Robert Karimi combines culture, cooking and diabetes education in a multi-dimensional experience at Intermedia Arts this month. To explain his Viva La Soul Power show, Karimi goes back to his multi-cultural roots.
Born in the San Francisco Bay area and raised by an Iranian father and Guatemalan mother, Robert Karimi remembers a life filled with food in a close-knit neighborhood. His mother learned how to be an American by watching PBS cooking shows. Karimi himself started “The Cooking Show con Karimi & Comrades” 15 years ago as a way to merge his love of art, performance, food, and community. Mero Concinero (Karimi’s alter ego) is “the neighborhood cook,” a culmination of many people, experiences, and influences in Karimi’s life.
Click for information about Karimi, the Feed and Be Fed exhibit, Viva La Soul Power performances November 7 – 10, and information about diabetes
One of those influences is his father, who has been diagnosed with Type 2 diabetes. His father was reluctant to take insulin or medication, so his doctor suggested changing his diet and exercise. His father went back to eating family recipes from his youth.
Combining his father’s diagnosis, his passion for art and food, and a grant from Creative Capital, Karimi created an interdisciplinary art project called 28 Days of Good Energia. Karimi met with people living with diabetes, a licensed dietician, doctors and nurses to find out all he could about diabetes to create the 28 Days of Energia. The 28 Days includes online prompts, the exhibit Feed & Be Fed, and Viva La Soul Power (interactive cooking performance), “I thought what if I could remove that model of I am feeding you, I am the expert, I can tell you how to live, how to eat, how to be, and find a way to find the expert inside of us all “.
On the set of ¡Viva la Soul Power! (Photo by Erin Lavelle)
Viva La Soul Power uses music, dancing, and comedy to engage audiences in a two hour cooking show. The exhibit and performance are centered on Day of the Dead or Dia de los Muertos. For this holiday, families bring gifts and food to an altar to honor loved ones who have passed.
Diabetes in Minnesota Two Twin Cities residents are taking an innovative approach to bringing awareness to the disease. Looking past the statistics Robert Albee and Robert Karimi are using their personal experiences with diabetes to meld community togetherness and culture as tools in the fight against diabetes. In Minnesota, diabetes is the sixth leading cause of death. The number affected by the disease is on the rise in Minnesota and nationally. Diabetes costs $174 billion dollars per year in the United States. Type 2 diabetes is a type of diabetes that typically develops later in life. “80 % of individuals with Type 2 diabetes whether child or adult could prevent or reduce risk by modifying lifestyle, which primarily comes down to healthy eating and being active,” says Carol Manchester, Advanced Practice Clinical Nurse Specialist and Certified Diabetes Educator at University of Medical Center and Amplatz Children’s Hospital. Usually diagnosed in adulthood as a result of the body’s inability to use insulin effectively or produce enough insulin. Insulin is a hormone secreted by the pancreas and is responsible for controlling the amount of sugar in the blood. Ironically once referred to as “adult onset diabetes” Type 2 diabetes is now being diagnosed in young children, a startling effect of rising obesity rates and inactivity in young children. However, half of all dollars spent on diabetes related medical care are directed at treating the high cost complications of the disease in the hospital. When diabetes is left untreated it can result in heart disease, blindness, nerve damage, limb amputations, infections and wounds that are slow to heal, and kidney failure. |
Mero Cocinero (Photo credit: Jeff Machtig, courtesy of the John Michael Kohler Arts Center)
“But it’s also what your ancestors feed you back,” Karimi says, “by inviting to people to be proud of and share their culture. When you remember the stories people start talking about food and culture in their lives.”
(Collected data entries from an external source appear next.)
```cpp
template <int TM, int TN, int WM, int WN, bool STR>
WgPlan plan(const VcvWgradArgs& a, bool split) {
  constexpr int BM = 32 * TM * WM, BN = 32 * TN * WN, NP = WM * WN >= 8 ? 4 : 2, NT = 64 * (WM * WN + NP);
  WgPlan pl;
  pl.cost = -1.0;
  WgGeom& g = pl.g;
  const int N = a.Cg * a.K;
  g.nnt = vcv_cdiv(N, BN);
  g.nmt = vcv_cdiv(a.Mg, BM);
  g.NCH = (BN - 1) / a.K + 2;
  if (g.NCH > a.Cg + 1) g.NCH = a.Cg + 1;
  const int jspan = (a.K - 1) * a.dj;
  g.emin = a.off + (jspan < 0 ? jspan : 0);
  const int emax = jspan < 0 ? -jspan : jspan;
  const int nq = STR ? (a.P - 1 + BU - 1) / a.P + 1 : 0;
  const int span = STR ? ((nq - 1) * a.s + emax + 1) * a.P : BU + emax * a.P;
  g.G4 = (span + 3 + 3) / 4;
  g.invG4 = 1.0f / (float)g.G4, g.invP = 1.0f / (float)a.P;
  if ((long long)g.NCH * g.G4 > (long long)MAXX * NP * 64) return pl;
  g.a_floats = BM * AP;
  g.tab_floats = TABN;
  int want = (a.K * (emax / (a.K > 1 ? a.K - 1 : 1)) * a.P + 3) / 4 * 4 % 64;
  if (want < 8) want = 8;
  g.CP = 4 * g.G4;
  while (g.CP % 64 != want % 64) g.CP += 4;
  if (g.CP - 4 * g.G4 > 32) g.CP = 4 * g.G4 + 4;
  for (int attempt = 0; attempt < 2; ++attempt) {
    g.buf_floats = g.a_floats + g.NCH * g.CP + g.tab_floats + 16;
    pl.lds = 2ull * g.buf_floats * 4;
    if (pl.lds <= VCV_LDS_LIMIT) break;
    g.CP = 4 * g.G4 + ((4 * g.G4) % 32 == 0 ? 4 : 0);
  }
  if (pl.lds > VCV_LDS_LIMIT) return pl;
  const long long U = (long long)a.Ta * a.P;
  g.nchunk_u = (int)((U + BU - 1) / BU);
  const long long total = (long long)a.B * g.nchunk_u;
  void (*kern)(const VcvWgradArgs, const WgGeom) = pick_kernel<TM, TN, WM, WN, STR>(a, split);
  static int occ_cache[2][2][2][2] = {};
  int& oc = occ_cache[split][a.a_tf == VCV_TF_LEAKY][a.b_tf == VCV_TF_LEAKY][a.dbias != nullptr];
  if (oc == 0) {
    (void)hipFuncSetAttribute((const void*)kern, hipFuncAttributeMaxDynamicSharedMemorySize, VCV_LDS_LIMIT);
    int nb = 0;
    if (hipOccupancyMaxActiveBlocksPerMultiprocessor(&nb, (const void*)kern, NT, 0) != hipSuccess || nb < 1) nb = 1;
    oc = nb;
  }
  long long occ = (long long)(VCV_LDS_LIMIT / pl.lds);
  if (occ > oc) occ = oc;
  if (occ < 1) occ = 1;
  const double shape = BM == 128 ? (BN == 256 ? 1.0 : BN == 128 ? 0.93 : 0.77)
                     : BM == 64  ? (BN == 256 ? 0.905 : BN == 128 ? 0.76 : 0.58)
                                 : 0.62;
  const double shape6 = BM == 128 ? (BN == 256 ? SPLIT_SHAPE[0] : BN == 128 ? SPLIT_SHAPE[1] : SPLIT_SHAPE[2])
                      : BM == 64  ? (BN == 256 ? SPLIT_SHAPE[3] : BN == 128 ? SPLIT_SHAPE[4] : SPLIT_SHAPE[5])
                                  : SPLIT_SHAPE[6];
  const double rate = (split ? SPLIT_BASE * shape6 : 0.70 * shape) * (STR ? 0.93 : 1.0) * 157.3e12 / 256.0;
  const double t_stage = 2.0 * BM * BN * BU / rate * 1e6, t_fix = 4.0;
  const long long tiles = (long long)g.nnt * g.nmt;
  const long long slots = 256 * occ;
  const size_t nw = (size_t)a.Mg * N;
  const long long zcap = a.slab ? (long long)(a.slab_floats / (int64_t)nw) : 1024;
  if (a.slab && zcap < 1) return pl;
  long long Z = 1;
  double best = 1e30;
  for (long long z = 1; z <= total && z <= 1024 && z <= zcap; ++z) {
    const double rounds = (double)((tiles * z + slots - 1) / slots);
    const double r = tiles * z < slots ? (double)(tiles * z) / 256.0 : (double)occ;
    const double share = r <= 1.0 ? (0.3 + 0.7 / (double)occ) * (double)occ : (0.3 + 0.7 * r / (double)occ) * (double)occ;
    const double epi = a.slab ? (double)z * nw * 4.0 * (1.0 / 4e12 + 1.0 / 4e12) * 1e6 + 3.0 : (double)z * nw * 4.0 / 1.3e12 * 1e6;
    const double cost = rounds * ((double)((total + z - 1) / z) * t_stage * share + t_fix) + epi;
    if (cost < best - 1e-9) best = cost, Z = z;
  }
  g.Z = (int)Z;
  pl.cost = best;
  const bool verbose = vcv_tuning().wgrad_verbose != 0;
  if (verbose)
    fprintf(stderr, "wgrad plan M%d C%d K%d U%lld s%d tile %dx%d: occ %lld tiles %lld total %lld Z %lld cost %.1f us lds %zu%s\n", a.Mg, a.Cg, a.K,
            U, a.s, BM, BN, occ, tiles, total, Z, best, pl.lds, split ? " terms 6" : "");
  return pl;
}

template <int TM, int TN, int WM, int WN, bool STR>
int run(const VcvWgradArgs& a, const WgPlan& pl, bool split, hipStream_t st) {
  constexpr int BM = 32 * TM * WM, BN = 32 * TN * WN, NP = WM * WN >= 8 ? 4 : 2, NT = 64 * (WM * WN + NP);
  const WgGeom& g = pl.g;
  void (*kern)(const VcvWgradArgs, const WgGeom) = pick_kernel<TM, TN, WM, WN, STR>(a, split);
  if (pl.lds > 64 * 1024 && hipFuncSetAttribute((const void*)kern, hipFuncAttributeMaxDynamicSharedMemorySize, (int)pl.lds) != hipSuccess)
    return VCV_EHIP;
  const int N = a.Cg * a.K;
  const size_t nw = (size_t)a.Mg * N;
  dim3 grid(g.nnt, g.nmt, g.Z), block(NT);
  const double flops = 2.0 * a.B * a.Mg * a.Cg * a.K * a.P * (double)a.Ta;
  const int tag[12] = {a.B, split ? 4 : 1, a.Cg, a.Mg, a.K, a.Ta, a.P, a.s, g.Z, 2, BM * 1000 + BN, g.G4};
  hipEvent_t ev0, ev1;
  const double abytes = 4.0 * ((double)a.B * a.Mg * a.Ta * a.P + (double)a.B * a.Cg * a.Tb * a.P + (double)a.Mg * a.Cg * a.K);
  if (split) vcv_prof_events(VCV_PROF_WGRAD_DMA, flops, tag, 12, &ev0, &ev1, abytes, 6 * flops / VCV_PEAK_BF16_MFMA);
  else vcv_prof_events(VCV_PROF_WGRAD_DMA, flops, tag, 12, &ev0, &ev1, abytes);
  VCV_LAUNCH_EV(kern, grid, block, (unsigned)pl.lds, st, ev0, ev1, a, g);
  if (a.slab)
    hipLaunchKernelGGL(wgrad_slab_finish_kernel, dim3((unsigned)((nw + 255) / 256)), dim3(256), 0, st, (const float*)a.slab, a.dw,
                       nw, g.Z, a.alpha);
  return vcv_check_launch();
}

#define WG_TILES(X) X(0, 2, 2, 2, 4) X(1, 2, 1, 2, 4) X(2, 1, 1, 4, 2) X(3, 1, 2, 2, 4) X(4, 1, 2, 2, 2) X(5, 1, 1, 2, 2) X(6, 1, 2, 1, 2)

struct PlanKey {
  int v[16];
  int64_t slab;
  bool operator==(const PlanKey& o) const { return memcmp(v, o.v, sizeof(v)) == 0 && slab == o.slab; }
};
struct PlanKeyHash {
  size_t operator()(const PlanKey& k) const {
    uint64_t h = 1469598103934665603ull ^ (uint64_t)k.slab;
    for (int i = 0; i < 16; ++i) h = (h ^ (uint64_t)(uint32_t)k.v[i]) * 1099511628211ull;
    return (size_t)h;
  }
};
struct PlanEntry { WgPlan pl; int which; };

template <bool STR>
int launch(const VcvWgradArgs& a, hipStream_t st) {
  const int only = vcv_tuning().wgrad_tile;
  const bool split = takes_split(a);
  static thread_local std::unordered_map<PlanKey, PlanEntry, PlanKeyHash> cache;
  const PlanKey key = {{a.B, a.Cg, a.Mg, a.Ta, a.Tb, a.P, a.K, a.s, a.dj, a.off, a.a_tf, a.b_tf, a.dbias != nullptr, a.slab != nullptr,
                        split, only},
                       a.slab ? a.slab_floats : 0};
  auto hit = cache.find(key);
  WgPlan best;
  best.cost = -1.0;
  int which = -1;
  if (hit != cache.end()) best = hit->second.pl, which = hit->second.which;
  else {
#define WG_PLAN(I, TM, TN, WM, WN)                                                        \
  if ((only < 0 || only == I) && a.Mg >= 32 * TM * WM / 2 + 1 || (I == 6 && which < 0)) { \
    const WgPlan pl = plan<TM, TN, WM, WN, STR>(a, split);                                \
    if (pl.cost >= 0.0 && (which < 0 || pl.cost < best.cost)) best = pl, which = I;       \
  }
  WG_TILES(WG_PLAN)
#undef WG_PLAN
    if (cache.size() > 4096) cache.clear();
    cache[key] = PlanEntry{best, which};
  }
  if (which < 0) return -100;
#define WG_RUN(I, TM, TN, WM, WN) \
  if (which == I) return run<TM, TN, WM, WN, STR>(a, best, split, st);
  WG_TILES(WG_RUN)
#undef WG_RUN
  return -100;
}

}

static bool wgrad_dma_eligible(const VcvWgradArgs& a) {
  const bool tf_ok = (a.a_tf == VCV_TF_NONE || a.a_tf == VCV_TF_LEAKY) && (a.b_tf == VCV_TF_NONE || a.b_tf == VCV_TF_LEAKY) &&
                     a.slope >= 0.f && a.slope < 1.f;
  const int N = a.Cg * a.K;
  const long long U = (long long)a.Ta * a.P;
  if (a.G != 1 || !tf_ok || a.transpose_out || a.Mg < 32 || N < 96 || U < 64 || a.s < 1 || a.s > 8) return false;
  if ((long long)a.Mg * U * 4 >= (1ll << 31) || (long long)a.Cg * a.Tb * a.P * 4 >= (1ll << 31)) return false;
  return true;
}

int vcv_wgrad_dma_try(const VcvWgradArgs& a, hipStream_t st) {
  if (!wgrad_dma_eligible(a)) return -100;
  return a.s == 1 ? launch<false>(a, st) : launch<true>(a, st);
}

extern "C" int vcv_conv_wgrad_takes_dma(const VcvWgradArgs* a) {
  return a && vcv_tuning().wgrad_dma != 0 && wgrad_dma_eligible(*a) ? 1 : 0;
}

extern "C" int vcv_conv_wgrad_split_terms(const VcvWgradArgs* a) {
  return vcv_conv_wgrad_takes_dma(a) && takes_split(*a) ? 6 : 0;
}
```

vcvits_amd/tuning.py:

```python
import os

REGISTRY = {}


def _declare(name, kind, default, doc, value):
    REGISTRY[name] = (kind, default, doc, value)
    return value


def flag(name, default, doc):
    raw = os.environ.get(name)
    return _declare(name, "flag", default, doc, default if raw is None else raw == "1")


def integer(name, default, doc):
    raw = os.environ.get(name)
    return _declare(name, "int", default, doc, default if raw is None else int(raw))


def number(name, default, doc):
    raw = os.environ.get(name)
    return _declare(name, "float", default, doc, default if raw is None else float(raw))


def text(name, default, doc):
    return _declare(name, "text", default, doc, os.environ.get(name, default))


def live_flag(name):
    kind, default, doc, _ = REGISTRY[name]
    raw = os.environ.get(name)
    return default if raw is None else (raw == "1" if kind == "flag" else int(raw))


KERNEL_KEYS = ("xcd_remap", "pk_ws", "pk_ws_bf16", "pk_x4", "pk_vec", "x3_variant", "x3_v6", "x3_js2", "x3_merge_phases", "x3_old_ks", "x3_all", "x3_terms",
               "wgrad_dma", "wgrad_tile", "wgrad_verbose", "wgrad_dma_split", "wgrad_bf16_ws", "wgrad_finish_vec", "bias_rows", "c1_chunk", "m1_lds",
               "c1_wgrad_pairs", "thin_wgrad_wgs", "act_grad_vec", "ln_regs", "stft_wave", "attn_rows", "zero_memset", "pack_tile",
               "pack_tile_bf16", "pair_dbg", "pair_grid", "pair_stream", "deterministic")


def kernel_get(key):
    import ctypes
    from ._lib import check, lib
    v = ctypes.c_int(0)
    check(lib().vcv_tuning_get(key.encode(), ctypes.byref(v)), "vcv_tuning_get(%s)" % key)
    return v.value


def kernel_set(key, value):
    from ._lib import check, lib
    check(lib().vcv_tuning_set(key.encode(), int(value)), "vcv_tuning_set(%s)" % key)


def table():
    import importlib
    for mod in ("vcvits_amd._lib", "vcvits_amd.ops", "vcvits_amd.mel_processing", "vcvits_amd.model.flow", "vcvits_amd.model.modules",
                "vcvits_amd.model.discriminators._pair", "vcvits_amd.light.optim", "vcvits_amd.light.graphed"):
        importlib.import_module(mod)
    out = ["environment variables of the host side (name, default, meaning):"]
# ... 17 lines not shown
```

Measured before the change: 251.8 utterances/s.

## Pre-split A operand into bf16x3 planes in wgrad DMA producer waves

Adds a new kernel form (ST=7) for the DMA weight-gradient kernel, used for small tiles. The producer waves apply leaky activation, split each A element into three bf16 terms and write them to LDS as separate planes, so the MFMA waves read ready-made bf16 fragments instead of converting fp32 on every use. The bias gradient moves into the producer waves, computed with DPP row sums and atomics. The planner takes this form only when it does not lower occupancy versus the existing split form, at the cost of larger LDS for A and extra atomics.

```diff
diff --git a/include/vcvits_hip.h b/include/vcvits_hip.h
--- a/include/vcvits_hip.h
+++ b/include/vcvits_hip.h
@@ -117,6 +117,7 @@
 int vcv_conv_wgrad(const VcvWgradArgs* args, void* stream);
 int vcv_conv_wgrad_takes_dma(const VcvWgradArgs* args);
 int vcv_conv_wgrad_split_terms(const VcvWgradArgs* args);
+int vcv_conv_wgrad_presplit(const VcvWgradArgs* args);
 
 int64_t vcv_wgrad_bf16_scratch(const VcvWgradArgs* args);
 int vcv_wgrad_bf16(const VcvWgradArgs* args, float* scratch, int64_t scratch_floats, void* stream);
diff --git a/vcvits_amd/_lib.py b/vcvits_amd/_lib.py
--- a/vcvits_amd/_lib.py
+++ b/vcvits_amd/_lib.py
@@ -86,7 +86,7 @@
 
 
 EXPORTS = [
-    "vcv_version", "vcv_conv_gemm", "vcv_conv_wgrad", "vcv_conv_wgrad_takes_dma", "vcv_conv_wgrad_split_terms", "vcv_bias_grad",
+    "vcv_version", "vcv_conv_gemm", "vcv_conv_wgrad", "vcv_conv_wgrad_takes_dma", "vcv_conv_wgrad_split_terms", "vcv_conv_wgrad_presplit", "vcv_bias_grad",
     "vcv_weight_norm_fwd", "vcv_weight_norm_bwd", "vcv_spectral_norm_fwd", "vcv_spectral_norm_bwd", "vcv_avg3", "vcv_scale", "vcv_mask_mul",
     "vcv_reflect_pad_fwd", "vcv_reflect_pad_bwd", "vcv_avgpool4_fwd", "vcv_avgpool4_bwd",
     "vcv_loss_sum", "vcv_loss_grad", "vcv_adamw", "vcv_stft_mag_fwd", "vcv_stft_mag_bwd",
@@ -116,6 +116,7 @@
     "vcv_conv_wgrad": [ctypes.POINTER(VcvWgradArgs), _P],
     "vcv_conv_wgrad_takes_dma": [ctypes.POINTER(VcvWgradArgs)],
     "vcv_conv_wgrad_split_terms": [ctypes.POINTER(VcvWgradArgs)],
+    "vcv_conv_wgrad_presplit": [ctypes.POINTER(VcvWgradArgs)],
     "vcv_bias_grad": [_P, _P, _P, _I, _I, _I, _I, _F, _I, _P],
     "vcv_weight_norm_fwd": [_P, _P, _P, _P, _I, _I, _P],
     "vcv_weight_norm_bwd": [_P, _P, _P, _P, _P, _P, _I, _I, _P],
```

“I thought: What if we created so many good feelings and ideas and had dinner with each other and ate with each other that we stopped the isolation of Type 2 diabetes? Got the guilt and shame out of it and brought culture back to the solution instead of telling people culture is the reason you’re dying.” The target audiences for his project are minority groups who experience higher rates of Type 2 diabetes, and all women ages 18-65, who tend to be the primary food shoppers for a family.
Karimi travels wherever people want to hear his innovative message. He admits it can be difficult to get especially at-risk communities to come to performances, but that‘s when he takes his approach to the people.
“How do we get them we feed them? I have to go to the west side, the south side, the schools, so going to them and dancing with them and feeding them is as rewarding.” Although the cooking performance talks about portion size and healthy diet, Karimi wants to be clear that, “This is not a health education theatre, it’s a performance piece that gets us to think about are relationship to our culture, to each other, and our relationship to cooking and food.”
For now he is using his newly formed company, The Peoples Cook, to continue to use art, food, and community as a tool to promote wellbeing. Arizona State University has taken notice of Karimi’s work and is researching the effectiveness of his approach with youth and health professionals.